**Stored data:**
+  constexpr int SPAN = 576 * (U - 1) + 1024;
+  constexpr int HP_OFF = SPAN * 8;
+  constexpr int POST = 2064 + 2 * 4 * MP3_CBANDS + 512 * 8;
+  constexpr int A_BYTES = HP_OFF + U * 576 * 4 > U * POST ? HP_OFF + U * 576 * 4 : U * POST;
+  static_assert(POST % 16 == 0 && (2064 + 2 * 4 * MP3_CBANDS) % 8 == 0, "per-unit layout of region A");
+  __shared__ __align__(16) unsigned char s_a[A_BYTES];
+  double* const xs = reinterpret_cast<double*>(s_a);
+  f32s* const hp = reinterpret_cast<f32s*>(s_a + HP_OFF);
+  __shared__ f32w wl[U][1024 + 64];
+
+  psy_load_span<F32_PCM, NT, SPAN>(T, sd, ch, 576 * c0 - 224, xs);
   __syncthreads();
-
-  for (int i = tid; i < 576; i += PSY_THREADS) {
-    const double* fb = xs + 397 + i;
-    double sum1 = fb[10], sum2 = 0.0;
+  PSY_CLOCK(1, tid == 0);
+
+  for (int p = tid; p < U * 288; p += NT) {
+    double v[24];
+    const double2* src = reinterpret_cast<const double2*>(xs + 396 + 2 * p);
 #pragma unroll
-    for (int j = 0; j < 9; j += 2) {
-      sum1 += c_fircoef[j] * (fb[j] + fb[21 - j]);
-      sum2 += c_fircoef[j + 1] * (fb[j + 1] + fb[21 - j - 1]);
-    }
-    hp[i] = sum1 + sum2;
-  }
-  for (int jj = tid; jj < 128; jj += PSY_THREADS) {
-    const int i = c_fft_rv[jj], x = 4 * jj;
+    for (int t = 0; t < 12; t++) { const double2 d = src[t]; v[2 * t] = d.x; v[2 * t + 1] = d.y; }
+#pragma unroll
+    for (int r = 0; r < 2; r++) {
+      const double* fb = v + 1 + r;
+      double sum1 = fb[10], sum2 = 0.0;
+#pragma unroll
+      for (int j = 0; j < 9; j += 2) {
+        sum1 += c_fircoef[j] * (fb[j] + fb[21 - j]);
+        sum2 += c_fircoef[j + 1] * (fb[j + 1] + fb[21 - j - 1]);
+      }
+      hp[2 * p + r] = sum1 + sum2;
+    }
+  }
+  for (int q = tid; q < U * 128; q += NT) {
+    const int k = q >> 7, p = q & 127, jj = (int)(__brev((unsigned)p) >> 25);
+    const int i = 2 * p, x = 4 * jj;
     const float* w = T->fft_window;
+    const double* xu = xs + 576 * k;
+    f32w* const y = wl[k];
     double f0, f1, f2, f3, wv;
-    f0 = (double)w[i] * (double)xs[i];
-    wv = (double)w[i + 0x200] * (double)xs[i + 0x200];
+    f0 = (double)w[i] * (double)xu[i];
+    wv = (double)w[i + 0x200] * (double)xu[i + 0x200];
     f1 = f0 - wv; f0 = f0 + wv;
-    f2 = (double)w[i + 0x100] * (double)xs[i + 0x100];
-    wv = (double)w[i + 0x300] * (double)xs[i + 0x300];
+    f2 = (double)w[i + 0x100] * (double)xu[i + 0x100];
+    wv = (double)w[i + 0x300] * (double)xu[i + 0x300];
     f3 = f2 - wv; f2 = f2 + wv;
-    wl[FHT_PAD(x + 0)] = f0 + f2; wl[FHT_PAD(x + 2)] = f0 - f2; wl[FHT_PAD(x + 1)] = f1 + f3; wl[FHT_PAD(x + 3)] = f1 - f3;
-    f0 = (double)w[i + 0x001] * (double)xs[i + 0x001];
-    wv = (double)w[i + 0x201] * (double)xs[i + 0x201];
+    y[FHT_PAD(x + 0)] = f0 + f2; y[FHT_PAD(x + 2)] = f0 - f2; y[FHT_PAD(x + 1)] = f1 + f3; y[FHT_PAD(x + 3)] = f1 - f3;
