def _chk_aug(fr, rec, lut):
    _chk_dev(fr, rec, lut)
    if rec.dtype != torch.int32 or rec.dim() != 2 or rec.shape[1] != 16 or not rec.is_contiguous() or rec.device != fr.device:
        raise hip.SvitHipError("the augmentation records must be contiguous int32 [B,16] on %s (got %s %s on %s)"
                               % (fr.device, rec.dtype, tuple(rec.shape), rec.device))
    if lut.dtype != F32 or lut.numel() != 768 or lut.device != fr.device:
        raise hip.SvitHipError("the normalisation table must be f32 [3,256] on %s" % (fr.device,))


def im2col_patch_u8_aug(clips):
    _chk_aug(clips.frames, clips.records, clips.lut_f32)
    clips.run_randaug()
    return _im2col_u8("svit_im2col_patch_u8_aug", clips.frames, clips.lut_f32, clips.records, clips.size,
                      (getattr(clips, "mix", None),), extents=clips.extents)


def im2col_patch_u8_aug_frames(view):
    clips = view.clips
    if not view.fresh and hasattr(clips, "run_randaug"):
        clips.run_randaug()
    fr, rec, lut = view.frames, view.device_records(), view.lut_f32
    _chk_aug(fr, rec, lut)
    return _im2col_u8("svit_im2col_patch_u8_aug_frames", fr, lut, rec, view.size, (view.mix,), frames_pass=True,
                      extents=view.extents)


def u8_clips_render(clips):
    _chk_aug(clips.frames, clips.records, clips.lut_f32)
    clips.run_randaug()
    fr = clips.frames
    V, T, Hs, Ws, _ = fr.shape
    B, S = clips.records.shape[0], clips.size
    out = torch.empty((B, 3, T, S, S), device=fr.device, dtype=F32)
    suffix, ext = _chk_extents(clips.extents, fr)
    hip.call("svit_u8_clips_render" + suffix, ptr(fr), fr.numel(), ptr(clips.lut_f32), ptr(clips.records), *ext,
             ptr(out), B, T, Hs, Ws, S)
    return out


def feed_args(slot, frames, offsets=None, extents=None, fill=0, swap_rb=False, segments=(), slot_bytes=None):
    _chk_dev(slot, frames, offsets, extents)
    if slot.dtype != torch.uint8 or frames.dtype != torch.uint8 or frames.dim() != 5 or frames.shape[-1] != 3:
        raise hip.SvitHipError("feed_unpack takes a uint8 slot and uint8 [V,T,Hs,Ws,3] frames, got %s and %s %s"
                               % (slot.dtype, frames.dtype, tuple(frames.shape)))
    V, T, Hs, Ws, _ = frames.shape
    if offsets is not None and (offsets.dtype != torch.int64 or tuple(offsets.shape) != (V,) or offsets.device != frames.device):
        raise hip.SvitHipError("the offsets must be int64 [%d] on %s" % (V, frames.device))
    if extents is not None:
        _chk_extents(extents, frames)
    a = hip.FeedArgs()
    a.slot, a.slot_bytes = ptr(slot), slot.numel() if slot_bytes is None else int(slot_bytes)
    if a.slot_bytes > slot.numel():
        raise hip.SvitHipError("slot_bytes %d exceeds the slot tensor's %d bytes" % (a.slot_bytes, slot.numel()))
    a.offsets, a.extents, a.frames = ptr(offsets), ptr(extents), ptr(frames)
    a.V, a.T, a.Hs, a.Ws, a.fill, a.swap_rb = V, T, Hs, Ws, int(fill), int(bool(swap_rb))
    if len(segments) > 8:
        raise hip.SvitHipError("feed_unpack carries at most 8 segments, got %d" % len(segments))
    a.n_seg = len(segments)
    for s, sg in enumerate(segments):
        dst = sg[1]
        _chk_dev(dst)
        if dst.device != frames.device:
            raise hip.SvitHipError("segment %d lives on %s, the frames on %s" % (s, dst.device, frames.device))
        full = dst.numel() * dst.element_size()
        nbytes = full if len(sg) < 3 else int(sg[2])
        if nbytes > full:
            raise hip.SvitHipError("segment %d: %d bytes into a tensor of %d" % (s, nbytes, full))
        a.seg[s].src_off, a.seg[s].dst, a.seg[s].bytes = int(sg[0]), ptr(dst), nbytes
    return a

**Exercise instructions:**
In full and without change, transcribe every line of the records above.

**Answer below:**
+  constexpr int SPAN = 576 * (U - 1) + 1024;
+  constexpr int HP_OFF = SPAN * 8;
+  constexpr int POST = 2064 + 2 * 4 * MP3_CBANDS + 512 * 8;
+  constexpr int A_BYTES = HP_OFF + U * 576 * 4 > U * POST ? HP_OFF + U * 576 * 4 : U * POST;
+  static_assert(POST % 16 == 0 && (2064 + 2 * 4 * MP3_CBANDS) % 8 == 0, "per-unit layout of region A");
+  __shared__ __align__(16) unsigned char s_a[A_BYTES];
+  double* const xs = reinterpret_cast<double*>(s_a);
+  f32s* const hp = reinterpret_cast<f32s*>(s_a + HP_OFF);
+  __shared__ f32w wl[U][1024 + 64];
+
+  psy_load_span<F32_PCM, NT, SPAN>(T, sd, ch, 576 * c0 - 224, xs);
   __syncthreads();
-
-  for (int i = tid; i < 576; i += PSY_THREADS) {
-    const double* fb = xs + 397 + i;
-    double sum1 = fb[10], sum2 = 0.0;
+  PSY_CLOCK(1, tid == 0);
+
+  for (int p = tid; p < U * 288; p += NT) {
+    double v[24];
+    const double2* src = reinterpret_cast<const double2*>(xs + 396 + 2 * p);
 #pragma unroll
-    for (int j = 0; j < 9; j += 2) {
-      sum1 += c_fircoef[j] * (fb[j] + fb[21 - j]);
-      sum2 += c_fircoef[j + 1] * (fb[j + 1] + fb[21 - j - 1]);
-    }
-    hp[i] = sum1 + sum2;
-  }
-  for (int jj = tid; jj < 128; jj += PSY_THREADS) {
-    const int i = c_fft_rv[jj], x = 4 * jj;
+    for (int t = 0; t < 12; t++) { const double2 d = src[t]; v[2 * t] = d.x; v[2 * t + 1] = d.y; }
+#pragma unroll
+    for (int r = 0; r < 2; r++) {
+      const double* fb = v + 1 + r;
+      double sum1 = fb[10], sum2 = 0.0;
+#pragma unroll
+      for (int j = 0; j < 9; j += 2) {
+        sum1 += c_fircoef[j] * (fb[j] + fb[21 - j]);
+        sum2 += c_fircoef[j + 1] * (fb[j + 1] + fb[21 - j - 1]);
+      }
+      hp[2 * p + r] = sum1 + sum2;
+    }
+  }
+  for (int q = tid; q < U * 128; q += NT) {
+    const int k = q >> 7, p = q & 127, jj = (int)(__brev((unsigned)p) >> 25);
+    const int i = 2 * p, x = 4 * jj;
     const float* w = T->fft_window;
+    const double* xu = xs + 576 * k;
+    f32w* const y = wl[k];
     double f0, f1, f2, f3, wv;
-    f0 = (double)w[i] * (double)xs[i];
-    wv = (double)w[i + 0x200] * (double)xs[i + 0x200];
+    f0 = (double)w[i] * (double)xu[i];
+    wv = (double)w[i + 0x200] * (double)xu[i + 0x200];
     f1 = f0 - wv; f0 = f0 + wv;
-    f2 = (double)w[i + 0x100] * (double)xs[i + 0x100];
-    wv = (double)w[i + 0x300] * (double)xs[i + 0x300];
+    f2 = (double)w[i + 0x100] * (double)xu[i + 0x100];
+    wv = (double)w[i + 0x300] * (double)xu[i + 0x300];
     f3 = f2 - wv; f2 = f2 + wv;
-    wl[FHT_PAD(x + 0)] = f0 + f2; wl[FHT_PAD(x + 2)] = f0 - f2; wl[FHT_PAD(x + 1)] = f1 + f3; wl[FHT_PAD(x + 3)] = f1 - f3;
-    f0 = (double)w[i + 0x001] * (double)xs[i + 0x001];
-    wv = (double)w[i + 0x201] * (double)xs[i + 0x201];
+    y[FHT_PAD(x + 0)] = f0 + f2; y[FHT_PAD(x + 2)] = f0 - f2; y[FHT_PAD(x + 1)] = f1 + f3; y[FHT_PAD(x + 3)] = f1 - f3;
def _chk_aug(fr, rec, lut):
    _chk_dev(fr, rec, lut)
    if rec.dtype != torch.int32 or rec.dim() != 2 or rec.shape[1] != 16 or not rec.is_contiguous() or rec.device != fr.device:
        raise hip.SvitHipError("the augmentation records must be contiguous int32 [B,16] on %s (got %s %s on %s)"
                               % (fr.device, rec.dtype, tuple(rec.shape), rec.device))
    if lut.dtype != F32 or lut.numel() != 768 or lut.device != fr.device:
        raise hip.SvitHipError("the normalisation table must be f32 [3,256] on %s" % (fr.device,))


def im2col_patch_u8_aug(clips):
    _chk_aug(clips.frames, clips.records, clips.lut_f32)
    clips.run_randaug()
    return _im2col_u8("svit_im2col_patch_u8_aug", clips.frames, clips.lut_f32, clips.records, clips.size,
                      (getattr(clips, "mix", None),), extents=clips.extents)


def im2col_patch_u8_aug_frames(view):
    clips = view.clips
    if not view.fresh and hasattr(clips, "run_randaug"):
        clips.run_randaug()
    fr, rec, lut = view.frames, view.device_records(), view.lut_f32
    _chk_aug(fr, rec, lut)
    return _im2col_u8("svit_im2col_patch_u8_aug_frames", fr, lut, rec, view.size, (view.mix,), frames_pass=True,
                      extents=view.extents)


def u8_clips_render(clips):
    _chk_aug(clips.frames, clips.records, clips.lut_f32)
    clips.run_randaug()
    fr = clips.frames
    V, T, Hs, Ws, _ = fr.shape
    B, S = clips.records.shape[0], clips.size
    out = torch.empty((B, 3, T, S, S), device=fr.device, dtype=F32)
    suffix, ext = _chk_extents(clips.extents, fr)
    hip.call("svit_u8_clips_render" + suffix, ptr(fr), fr.numel(), ptr(clips.lut_f32), ptr(clips.records), *ext,
             ptr(out), B, T, Hs, Ws, S)
    return out


def feed_args(slot, frames, offsets=None, extents=None, fill=0, swap_rb=False, segments=(), slot_bytes=None):
    _chk_dev(slot, frames, offsets, extents)
    if slot.dtype != torch.uint8 or frames.dtype != torch.uint8 or frames.dim() != 5 or frames.shape[-1] != 3:
        raise hip.SvitHipError("feed_unpack takes a uint8 slot and uint8 [V,T,Hs,Ws,3] frames, got %s and %s %s"
                               % (slot.dtype, frames.dtype, tuple(frames.shape)))
    V, T, Hs, Ws, _ = frames.shape
    if offsets is not None and (offsets.dtype != torch.int64 or tuple(offsets.shape) != (V,) or offsets.device != frames.device):
        raise hip.SvitHipError("the offsets must be int64 [%d] on %s" % (V, frames.device))
    if extents is not None:
        _chk_extents(extents, frames)
    a = hip.FeedArgs()
    a.slot, a.slot_bytes = ptr(slot), slot.numel() if slot_bytes is None else int(slot_bytes)
    if a.slot_bytes > slot.numel():
        raise hip.SvitHipError("slot_bytes %d exceeds the slot tensor's %d bytes" % (a.slot_bytes, slot.numel()))
    a.offsets, a.extents, a.frames = ptr(offsets), ptr(extents), ptr(frames)
    a.V, a.T, a.Hs, a.Ws, a.fill, a.swap_rb = V, T, Hs, Ws, int(fill), int(bool(swap_rb))
    if len(segments) > 8:
        raise hip.SvitHipError("feed_unpack carries at most 8 segments, got %d" % len(segments))
    a.n_seg = len(segments)
    for s, sg in enumerate(segments):
        dst = sg[1]
        _chk_dev(dst)
        if dst.device != frames.device:
            raise hip.SvitHipError("segment %d lives on %s, the frames on %s" % (s, dst.device, frames.device))
        full = dst.numel() * dst.element_size()
        nbytes = full if len(sg) < 3 else int(sg[2])
        if nbytes > full:
            raise hip.SvitHipError("segment %d: %d bytes into a tensor of %d" % (s, nbytes, full))
        a.seg[s].src_off, a.seg[s].dst, a.seg[s].bytes = int(sg[0]), ptr(dst), nbytes
    return a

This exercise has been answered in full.